Richard Rumbold in front ( left) with Richard Aldington

In 1933, while he was a student at Christ Church, Oxford, Richard ran a literary club, arranging talks by such luminaries as Oscar Wilde’s lover, Lord Alfred Douglas, and W. B. Yeats. However, when he was just 20, Richard became a cause célèbre when he published a novel, Little Victims. The book hit hard at the Catholic Church, his parents, public-school homosexuality, and Oxford aesthetes. As a result he was refused the sacrament by the university chaplain, Father Ronald Knox. Richard was diagnosed with tuberculosis and left Oxford without taking a degree in 1934. He travelled a great deal and on a cruise met a well-off American, Hilda Byrne Young, who for much of his life acted as a doting substitute mother.

At the outbreak of war, Richard was keen to do his bit, and he joined up as a private in the Royal Army Service Corps (RASC). This angered his father, who had served as a regular officer in a cavalry regiment – the Queen’s Bays – in the South African War nearly 40 years earlier. Captain Rumbold was incensed that his only son had joined the ranks. Not only did the Captain write abusive and contemptuous letters to his son but he interfered, by informing the Army that Richard had TB. Consequently the young man was forced to leave. However, Richard was not deterred. Richard received his certificate of discharge on 3 March 1943 but it stated that he was discharged for being ‘physically unfit’ and that ‘this airman has carried out his duties in a conscientious and entirely satisfactory manner’. After leaving the RAF, Richard’s TB flared up and he was forced to spend a few months in a sanatorium. He then found employment as a war reporter, which enabled him to make several flights with his beloved RAF, including a bomber raid on Ulm in southern Germany.

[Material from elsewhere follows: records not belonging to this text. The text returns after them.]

int kx_shard_backward(kx_shard* s, kx_bwd_summary* out) {
  if (!s || !out) return setErr(KX_E_ARG, "null argument");
  kx_program* p = s->prog; Stage& S = *s->st;
  memset(out, 0, sizeof *out);
  const uint32_t nle = S.h_nleaves[s->endId()];
  out->nleaves = nle;
  if (s->n == 0) {
    if (s->is_last && S.h_fin_leaf[s->endId()] != KXP_NO_LEAF) {
      out->constant = 1;
      for (uint32_t e = 0; e < nle; ++e) out->start_leaf[e] = S.h_fin_leaf[s->endId()];
    } else {
      out->constant = 0;
      for (uint32_t e = 0; e < nle; ++e) out->start_leaf[e] = (uint8_t)e;
    }
    return 0;
  }
  if (s->df) {
    if (s->is_first) return 0;
    const uint64_t cap = 1u << 16;
    hipLaunchKernelGGL(S.general ? k_dmap<true> : k_dmap<false>, dim3(1), dim3(256), S.lds_bytes, s->stream, s->in, s->n, s->df_qin, cap, s->d_map, s->d_const, (*s->T));
    HIPCHECK(hipGetLastError());
    uint32_t status = 0;
    HIPCHECK(hipMemcpyAsync(out->start_leaf, s->d_map, KX_MAX_LEAVES, hipMemcpyDeviceToHost, s->stream));
    HIPCHECK(hipMemcpyAsync(&status, s->d_const, 4, hipMemcpyDeviceToHost, s->stream));
    HIPCHECK(hipStreamSynchronize(s->stream));
    if (status == 2 && s->is_last && S.h_fin_leaf[s->endId()] != KXP_NO_LEAF) {
      if (getenv("KX_DEBUG")) fprintf(stderr, "[kx] delayed form: the last shard's start-leaf map stays open to the end of the input; taken at the final state's leaf\n");
      const uint8_t v = out->start_leaf[S.h_fin_leaf[s->endId()]];
      for (uint32_t e = 0; e < KX_MAX_LEAVES; ++e) out->start_leaf[e] = v;
      out->constant = 1;
      return 0;
    }
    if (status) { out->constant = status == 1 ? 1u : 0u; return 0; }
    int rc = dfFallBack(s, "the start-leaf map does not settle", true);
    if (rc) return rc;
  }
  uint32_t bt = p->cfg.block_threads;
  if (bt < 1024 && 2 * (((S.lds_bytes + 15) & ~(size_t)15) + (size_t)bt * 80) > 160 * 1024) bt = 1024;
  const uint32_t grid = (s->nblk + bt - 1) / bt;
  const bool timing = p->cfg.collect_timing;
  if (timing) HIPCHECK(hipEventRecord(p->ev[0], s->stream));
  const size_t blds = ((S.lds_bytes + 15) & ~(size_t)15) + (size_t)bt * 80;
#define KX_LAUNCH_BACKLEN(MC, WD, ...)                                                                             \
  hipLaunchKernelGGL((k_backlen<MC, WD, ##__VA_ARGS__>), dim3(grid), dim3(bt), blds, s->stream, s->in, s->n, s->seg, s->nblk, s->chk, \
                     s->flags, s->is_last, s->bs_start, s->bs_len, s->bs_merged, s->bs_mstart, s->Lc, s->prec,        \
                     s->merge_piece, s->ctot, (*s->T))
  if (s->Lc <= 32) { if (S.general) KX_LAUNCH_BACKLEN(32, true); else if ((*s->T).jl) KX_LAUNCH_BACKLEN(32, false, true); else KX_LAUNCH_BACKLEN(32, false); }
  else { if (S.general) KX_LAUNCH_BACKLEN(256, true); else if ((*s->T).jl) KX_LAUNCH_BACKLEN(256, false, true); else KX_LAUNCH_BACKLEN(256, false); }
#undef KX_LAUNCH_BACKLEN
  if (timing) HIPCHECK(hipEventRecord(p->ev[1], s->stream));
  HIPCHECK(hipGetLastError());
  if (!s->is_first) {
    hipLaunchKernelGGL(k_shard_map, dim3(1), dim3(64), 0, s->stream, s->nblk, nle, s->bs_start, s->bs_merged,
                       s->bs_mstart, s->Lc, s->d_map, s->d_const);
    HIPCHECK(hipMemcpyAsync(out->start_leaf, s->d_map, nle, hipMemcpyDeviceToHost, s->stream));
    HIPCHECK(hipMemcpyAsync(&out->constant, s->d_const, 4, hipMemcpyDeviceToHost, s->stream));
  }
  HIPCHECK(hipStreamSynchronize(s->stream));
  if (timing) s->stats.kernel_ms[KX_K_BACKLEN] = evMs(p->ev[0], p->ev[1]);
  return 0;
}

int kx_shard_resolve(kx_shard* s, uint32_t end_leaf, uint64_t* out_len) {
  if (!s || !out_len) return setErr(KX_E_ARG, "null argument");
  kx_program* p = s->prog; Stage& S = *s->st;
  if (s->is_last) end_leaf = S.h_fin_leaf[s->endId()];
  if (end_leaf >= S.h_nleaves[s->endId()]) return setErr(KX_E_ARG, "end leaf out of range");
  if (s->n == 0) {
    s->init_shift = s->is_first ? S.h_init_len[end_leaf] : 0;
    s->out_len = s->init_shift;
    *out_len = s->out_len;
    s->init_leaf = end_leaf;
    return 0;
  }
  const uint32_t bt = p->cfg.block_threads;
  const bool timing = p->cfg.collect_timing;
  if (s->df) {
    if (timing) HIPCHECK(hipEventRecord(p->ev[0], s->stream));
    hipLaunchKernelGGL(k_dlen, dim3(s->ngroups), dim3(bt), 0, s->stream, s->nblk, s->df_own, s->df_spill, s->len, s->wsum);
    hipLaunchKernelGGL(k_scan_groups, dim3(1), dim3(1024), 0, s->stream, s->ngroups, s->wsum, s->woff, s->flags);
    hipLaunchKernelGGL(k_scan_blocks, dim3(s->ngroups), dim3(bt), 0, s->stream, s->nblk, s->len, s->woff, s->off);
    if (timing) HIPCHECK(hipEventRecord(p->ev[1], s->stream));
    HIPCHECK(hipGetLastError());
    const uint32_t K = S.df.K;
    uint8_t lastb[kxdf::DF_MAX_K] = {0, 0, 0, 0};
    const uint32_t nb = s->n < K ? (uint32_t)s->n : K;
    HIPCHECK(hipMemcpyAsync(lastb + (K - nb), s->in + (s->n - nb), nb, hipMemcpyDeviceToHost, s->stream));
    int rc = readFlags(s);
    if (rc) return rc;
    if (timing) s->stats.kernel_ms[KX_K_RESOLVE] = evMs(p->ev[0], p->ev[1]);
    if (S.df.indexOf(s->hflags.end_state) >= S.df.states.size()) return setErr(KX_E_ARG, "internal: the shard did not end in a state of the delayed form");
    const kxdf::DfState& E = S.df.states[S.df.indexOf(s->hflags.end_state)];
    s->df_tail.clear();
    for (const auto& d : E.def)
      if (d.first < S.df_pc_len.size()) s->df_tail.insert(s->df_tail.end(), S.h_pool.begin() + S.df_pc_off[d.first], S.h_pool.begin() + S.df_pc_off[d.first] + S.df_pc_len[d.first]);
    for (uint32_t j = 0; j < K; ++j) {
      const kxdf::Slot& g = E.pend[j];
      const kxdf::Kind kd = g.size() == 1 ? g[0] : g[end_leaf < g.size() ? end_leaf : 0];
      if (kd & 1u) s->df_tail.push_back(lastb[j]);
      const uint32_t pc = kd >> 1;
      if (pc < S.df_pc_len.size()) s->df_tail.insert(s->df_tail.end(), S.h_pool.begin() + S.df_pc_off[pc], S.h_pool.begin() + S.df_pc_off[pc] + S.df_pc_len[pc]);
    }
    s->init_shift = 0; s->init_leaf = 0;
    s->df_body = s->hflags.total_len;
    s->out_len = s->df_body + s->df_tail.size();
    *out_len = s->out_len;
    return 0;
  }
  if (timing) HIPCHECK(hipEventRecord(p->ev[0], s->stream));
  hipLaunchKernelGGL(k_resolve_leaf, dim3(s->ngroups), dim3(bt), 0, s->stream, s->nblk, end_leaf, s->bs_start, s->bs_merged, s->bs_mstart, s->Lc, s->E);
  hipLaunchKernelGGL(k_resolve, dim3(s->ngroups), dim3(bt), 0, s->stream, s->nblk, s->E, s->bs_len, s->Lc, s->len, s->wsum);
  hipLaunchKernelGGL(k_scan_groups, dim3(1), dim3(1024), 0, s->stream, s->ngroups, s->wsum, s->woff, s->flags);
  hipLaunchKernelGGL(k_scan_blocks, dim3(s->ngroups), dim3(bt), 0, s->stream, s->nblk, s->len, s->woff, s->off);
  if (S.general)
    hipLaunchKernelGGL((k_fixtail<true>), dim3(s->ngroups), dim3(bt), S.lds_bytes, s->stream, s->in, s->n, s->seg, s->nblk,
                       s->chk, s->E, s->len, s->merge_piece, s->ctot, s->prec, s->flags, (*s->T));
  else
    hipLaunchKernelGGL((k_fixtail<false>), dim3(s->ngroups), dim3(bt), S.lds_bytes, s->stream, s->in, s->n, s->seg, s->nblk,
                       s->chk, s->E, s->len, s->merge_piece, s->ctot, s->prec, s->flags, (*s->T));
  if (timing) HIPCHECK(hipEventRecord(p->ev[1], s->stream));
  HIPCHECK(hipGetLastError());
  uint8_t e0 = 0;
  HIPCHECK(hipMemcpyAsync(&e0, s->E, 1, hipMemcpyDeviceToHost, s->stream));
  int rc = readFlags(s);
  if (rc) return rc;
  if (timing) s->stats.kernel_ms[KX_K_RESOLVE] = evMs(p->ev[0], p->ev[1]);
  s->init_shift = 0;
  if (s->is_first) {
    uint8_t l0 = 0;
    HIPCHECK(hipMemcpy(&l0, s->bs_start + (size_t)e0, 1, hipMemcpyDeviceToHost));
    s->init_shift = S.h_init_len[l0];
    s->init_leaf = l0;
  }
  s->out_len = s->hflags.total_len + s->init_shift;
  *out_len = s->out_len;
  return 0;
}

int kx_shard_emit(kx_shard* s, void* d_out, size_t cap) {
  if (!s) return setErr(KX_E_ARG, "null argument");
  kx_program* p = s->prog; Stage& S = *s->st;
  if (cap < s->out_len || (s->out_len && !d_out)) return setErr(KX_E_CAPACITY, "output buffer too small");
  if ((uintptr_t)d_out & 15) return setErr(KX_E_ARG, "output buffer must be 16-byte aligned");
  s->stats.out_bytes = s->out_len;
  if (s->n == 0) {
    if (s->init_shift) {
      uint32_t leaf = s->init_leaf;
      HIPCHECK(hipMemcpyAsync(d_out, S.h_pool.data() + S.h_init_off[leaf], s->init_shift, hipMemcpyHostToDevice, s->stream));
      HIPCHECK(hipStreamSynchronize(s->stream));
    }
    return 0;
  }
  const bool timing = p->cfg.collect_timing;
  const uint64_t npieces = (s->n + PIECE - 1) / PIECE;
  const uint64_t nwi = (npieces + 63) / 64;
  if (s->df) {
    const size_t lds_cap = 160 * 1024, tab = ((size_t)S.D.words * 4 + 15) & ~(size_t)15;
    int W = 12;
    { const int v = (int)p->cfg.emit_waves; if (v == 4 || v == 8 || v == 12 || v == 16) W = v; }
    const size_t per_wave = ((lds_cap - tab) / W) & ~(size_t)63;
    const double olen = 64.0 * (double)s->out_len / (double)s->n;
    const uint32_t kmax = s->hflags.emit_kmax < 64 ? s->hflags.emit_kmax : 64;
    double kper = s->hflags.emit_kn ? 1.1 * (double)s->hflags.emit_ksum / (double)s->hflags.emit_kn + 1.0 : (double)kmax + 1;
    if (kper > kmax + 1) kper = kmax + 1;
    size_t stgb = 0, jbytes = 0; uint32_t maxcnt = 64;
    auto plan = [&](double ol, double kp) {
      for (uint32_t R = 1; R <= 64; ++R) {
        const uint32_t c = (64 + R - 1) / R;
        size_t st = (((size_t)(c * ol * 1.05) + 64) + 63) & ~(size_t)63, jb = ((size_t)(c * kp + 16) * 4 + 63) & ~(size_t)63;
        if (st < 1024) st = 1024;
        if (st + 16 + jb <= per_wave || c == 1) { maxcnt = c; jbytes = jb; stgb = per_wave - 16 - jb; break; }
      }
    };
    plan(olen, kper);
    bool halfmode = maxcnt <= 32 && (W == 12 || W == 16);
    if (p->cfg.emit_half) halfmode = p->cfg.emit_half == 2 && (W == 12 || W == 16);
    if (halfmode) plan(olen / 2, kper / 2 + 0.5);
    if (stgb > 49152) stgb = 49152;
    stgb &= ~(size_t)15;
    const uint64_t nwi_df = halfmode ? (npieces * 2 + 63) / 64 : nwi;
    const uint64_t wantg = (nwi_df + W - 1) / W;
    const uint32_t grid = (uint32_t)(wantg < (uint64_t)p->ncu ? wantg : (uint64_t)p->ncu);
    const size_t elds = tab + (size_t)W * (stgb + 16 + jbytes);
    const uint64_t ppb = s->seg / PIECE, blk_inv = ppb > 1 ? ~0ull / ppb + 1 : 0;
    if (timing) HIPCHECK(hipEventRecord(p->ev[0], s->stream));
#define KX_LAUNCH_DEMIT(WV, KK)                                                                                                    \
  hipLaunchKernelGGL((k_demit<WV, KK>), dim3(grid), dim3(WV * 64), elds, s->stream, s->in, s->n, s->seg, blk_inv, npieces, s->dfrec, \
                     s->df_spill, s->off, s->flags, (uint32_t)stgb, (uint32_t)jbytes, maxcnt, (uint8_t*)d_out, s->side, S.D)
#define KX_LAUNCH_DEMIT_K(WV) do { if (S.df.K == 1) KX_LAUNCH_DEMIT(WV, 1); else KX_LAUNCH_DEMIT(WV, 2); } while (0)
#define KX_LAUNCH_DEMIT_H(WV, KK)                                                                                                    \
  hipLaunchKernelGGL((k_demit<WV, KK, true>), dim3(grid), dim3(WV * 64), elds, s->stream, s->in, s->n, s->seg, blk_inv, npieces, s->dfrec, \
                     s->df_spill, s->off, s->flags, (uint32_t)stgb, (uint32_t)jbytes, maxcnt, (uint8_t*)d_out, s->side, S.D)
    if (halfmode) {
      if (W == 16) { if (S.df.K == 1) KX_LAUNCH_DEMIT_H(16, 1); else KX_LAUNCH_DEMIT_H(16, 2); }
      else { if (S.df.K == 1) KX_LAUNCH_DEMIT_H(12, 1); else KX_LAUNCH_DEMIT_H(12, 2); }
    } else
    if (W == 16) KX_LAUNCH_DEMIT_K(16); else if (W == 12) KX_LAUNCH_DEMIT_K(12); else if (W == 8) KX_LAUNCH_DEMIT_K(8); else KX_LAUNCH_DEMIT_K(4);
#undef KX_LAUNCH_DEMIT_H
#undef KX_LAUNCH_DEMIT_K
#undef KX_LAUNCH_DEMIT
    if (timing) HIPCHECK(hipEventRecord(p->ev[1], s->stream));
    HIPCHECK(hipGetLastError());
    if (!s->df_tail.empty())
      HIPCHECK(hipMemcpyAsync((uint8_t*)d_out + s->df_body, s->df_tail.data(), s->df_tail.size(), hipMemcpyHostToDevice, s->stream));
    uint32_t ovf = 0;
    const bool debug = getenv("KX_DEBUG") != nullptr;
    if (timing || debug) HIPCHECK(hipMemcpyAsync(&ovf, &s->flags->emit_ovf, 4, hipMemcpyDeviceToHost, s->stream));
    HIPCHECK(hipStreamSynchronize(s->stream));
    if (timing) s->stats.kernel_ms[KX_K_EMIT] = evMs(p->ev[0], p->ev[1]);
    s->stats.emit_overflow_pieces = ovf;
    S.df_streak = 0;
    if (debug && (S.D.debug & 64u)) {
      Flags hf; HIPCHECK(hipMemcpy(&hf, s->flags, sizeof(Flags), hipMemcpyDeviceToHost));
      double tot = 0; for (int i = 0; i < 6; ++i) tot += (double)hf.dbg[i];
      fprintf(stderr, "[kx] emit timeline, delayed form (share of wave time): operands+logic %.3f round-logic %.3f walk %.3f constants %.3f flush %.3f; ticks/wave-iteration %.0f\n",
              hf.dbg[0] / tot, hf.dbg[2] / tot, hf.dbg[3] / tot, hf.dbg[4] / tot, hf.dbg[5] / tot, tot / (double)nwi);
    }
    if (debug) fprintf(stderr, "[kx] emit (delayed form, K=%u, %u product states, image %zu B)%s: W=%d stg=%zu jobs=%zu maxcnt=%u kmax=%u kavg=%.2f olen=%.1f overflow=%u of %llu pieces\n",
                       S.df.K, S.df.nP, (size_t)S.D.words * 4, halfmode ? ", a lane = half a piece" : "", W, stgb, jbytes, maxcnt, kmax, s->hflags.emit_kn ? (double)s->hflags.emit_ksum / s->hflags.emit_kn : -1.0, olen, ovf, (unsigned long long)npieces);
    return 0;
  }
  const size_t lds_cap = 160 * 1024, tab = (S.lds_bytes + 15) & ~(size_t)15;
  int W = tab + 12 * (size_t)EMIT_WAVE_LDS_MIN <= lds_cap ? 12 : tab + 8 * (size_t)EMIT_WAVE_LDS_MIN <= lds_cap ? 8 : 4;
  { const int v = (int)p->cfg.emit_waves; if ((v == 4 || v == 8 || v == 12) && v <= W) W = v; }
  const size_t per_wave = ((lds_cap - tab) / W) & ~(size_t)255;
  const double olen = 64.0 * (double)s->out_len / (double)(s->n ? s->n : 1);
  const uint32_t kmax = s->hflags.emit_kmax < 64 ? s->hflags.emit_kmax : 64;
  double kper = s->hflags.emit_kn ? 1.25 * (double)s->hflags.emit_ksum / (double)s->hflags.emit_kn + 1.5 : (double)kmax + 1;
  if (S.has_alt && s->hflags.emit_kn) S.use_alt = (double)s->hflags.emit_ksum / (double)s->hflags.emit_kn >= 12.0 ? 1 : 0;
  if (kper > kmax + 1) kper = kmax + 1;
  size_t stgb = 0, jbytes = 0; uint32_t maxcnt = 64, jslots = 0;
  const bool inplace = !S.big && (p->cfg.emit_inplace ? p->cfg.emit_inplace == 2 : S.max_const_len <= 4 && kper >= 24.0);
  for (uint32_t R = 1; R <= 64; ++R) {
    const uint32_t c = (64 + R - 1) / R;
    size_t st = (((size_t)(c * olen * 1.08) + 64) + 255) & ~(size_t)255, jb = inplace ? 0 : ((size_t)(c * kper + 16) * 4 + 255) & ~(size_t)255;
    if (st < 1024) st = 1024;
    uint32_t js = 0;
    if ((*s->T).jl && !inplace)
      jb = ((size_t)(c * (kper + 1.0) + 16) * 4 + 255) & ~(size_t)255;
    if (st + 16 + jb <= per_wave || c == 1) {
      maxcnt = c; jbytes = jb; jslots = js; stgb = per_wave - 16 - jb;
      break;
    }
  }
  if (p->cfg.emit_staging) { size_t v = (size_t)p->cfg.emit_staging & ~(size_t)255; if (v >= 1024 && v + 16 + jbytes <= per_wave) stgb = v; }
  if (stgb > 49152) stgb = 49152;
  stgb &= ~(size_t)15;
  uint64_t wantg = (nwi + W - 1) / W;
  const uint32_t grid = (uint32_t)(wantg < (uint64_t)p->ncu ? wantg : (uint64_t)p->ncu);
  const size_t elds = tab + (size_t)W * (stgb + 16 + jbytes);
  const uint64_t ppb = s->seg / PIECE, blk_inv = ppb > 1 ? ~0ull / ppb + 1 : 0;
  if (timing) HIPCHECK(hipEventRecord(p->ev[0], s->stream));
#define KX_LAUNCH_EMIT(WV, WD, EX, ...)                                                                              \
  hipLaunchKernelGGL((k_emit<WV, WD, EX, ##__VA_ARGS__>), dim3(grid), dim3(WV * 64), elds, s->stream, s->in, s->n, s->seg, blk_inv, npieces, s->chk, \
                     s->prec, s->ctot, s->off, s->flags, (uint32_t)stgb, (uint32_t)jbytes, maxcnt, jslots, s->init_shift, s->init_leaf, s->is_first, (uint8_t*)d_out, (*s->T))
  if ((*s->T).jl && !S.general) { if (W == 12) KX_LAUNCH_EMIT(12, false, false, true); else if (W == 8) KX_LAUNCH_EMIT(8, false, false, true); else KX_LAUNCH_EMIT(4, false, false, true); }
  else if (S.general) { if (W == 12) KX_LAUNCH_EMIT(12, true, false); else if (W == 8) KX_LAUNCH_EMIT(8, true, false); else KX_LAUNCH_EMIT(4, true, false); }
  else if ((*s->T).inl || (*s->T).xlat) { if (W == 12) KX_LAUNCH_EMIT(12, false, true); else if (W == 8) KX_LAUNCH_EMIT(8, false, true); else KX_LAUNCH_EMIT(4, false, true); }
  else { if (W == 12) KX_LAUNCH_EMIT(12, false, false); else if (W == 8) KX_LAUNCH_EMIT(8, false, false); else KX_LAUNCH_EMIT(4, false, false); }
#undef KX_LAUNCH_EMIT
  if (timing) HIPCHECK(hipEventRecord(p->ev[1], s->stream));
  HIPCHECK(hipGetLastError());
  uint32_t ovf = 0;
  const bool debug = getenv("KX_DEBUG") != nullptr;
  if (timing || debug) HIPCHECK(hipMemcpyAsync(&ovf, &s->flags->emit_ovf, 4, hipMemcpyDeviceToHost, s->stream));
  HIPCHECK(hipStreamSynchronize(s->stream));
  if (timing) s->stats.kernel_ms[KX_K_EMIT] = evMs(p->ev[0], p->ev[1]);
  s->stats.emit_overflow_pieces = ovf;
  if (debug && ((*s->T).debug & 64u)) {
    Flags hf; HIPCHECK(hipMemcpy(&hf, s->flags, sizeof(Flags), hipMemcpyDeviceToHost));
    double tot = 0; for (int i = 0; i < 6; ++i) tot += (double)hf.dbg[i];
    fprintf(stderr, "[kx] emit timeline (share of wave time): load+logic %.3f forward %.3f round-logic %.3f sweep %.3f constants %.3f flush %.3f; ticks/wave-iteration %.0f\n",
            hf.dbg[0] / tot, hf.dbg[1] / tot, hf.dbg[2] / tot, hf.dbg[3] / tot, hf.dbg[4] / tot, hf.dbg[5] / tot, tot / (double)nwi);
  }
  if (debug) fprintf(stderr, "[kx] emit: layout=%s next=%s ", (*s->T).jl ? "job-stride" : "vote-and-rank", S.has_alt ? (S.use_alt ? "job-stride" : "vote-and-rank") : "(fixed)");
  if (debug) fprintf(stderr, "[kx] emit: W=%d stg=%zu jobs=%zu maxcnt=%u kmax=%u kavg=%.2f olen=%.1f overflow=%u of %llu pieces\n", W, stgb, jbytes, maxcnt, kmax, s->hflags.emit_kn ? (double)s->hflags.emit_ksum / s->hflags.emit_kn : -1.0, olen, ovf, (unsigned long long)npieces);
  return 0;
}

He began treatment for schizophrenia and edited a collection of Flaubert's letters in 1950. He took up riding a motorcycle, at tremendous speeds. His ecstatic discovery of flying led to a biography of Saint-Exupéry, ‘The Winged Life’ (1953), written in collaboration with Lady Margaret Stewart. Hilda Young accompanied Richard to Ceylon, where he hoped to find 'sensual liberation and spiritual reconciliation'. His interest in Buddhism took him to Japan, where he was a part-time postulant in a Zen monastery.

In the 1960s Rumbold went to Sicily, accompanied by Hilda Young. On 10 March 1961, at a hotel in Palermo, while Hilda Young was typing in another room, Rumbold fell from a window, possibly accidentally, and died. 

Richard Rumbold is buried in the graveyard of the Anglican Church of Watton-on-Stone in Hertfordshire. “ [An] idealist, ceaselessly searching for a faith for his idealism, and for inner peace'. Extracts from his diaries, with some meditations on Zen, were edited and published by his cousin, the poet, William Plomer in ‘ A Message in Code’ (1964).

Anecdotes about Richard Rumbold feature in the books of several literary figures including Harold Nicolson, Cecil Roberts, James Lees-Milne and Robin Bryans. Evan Morgan’s biographer William Cross has a chapter on Rumbold and his overlaps with Evan Morgan in the book “ Not Behind Lace Curtains, The Hidden World of Evan, Viscount Tredegar” ( 2013).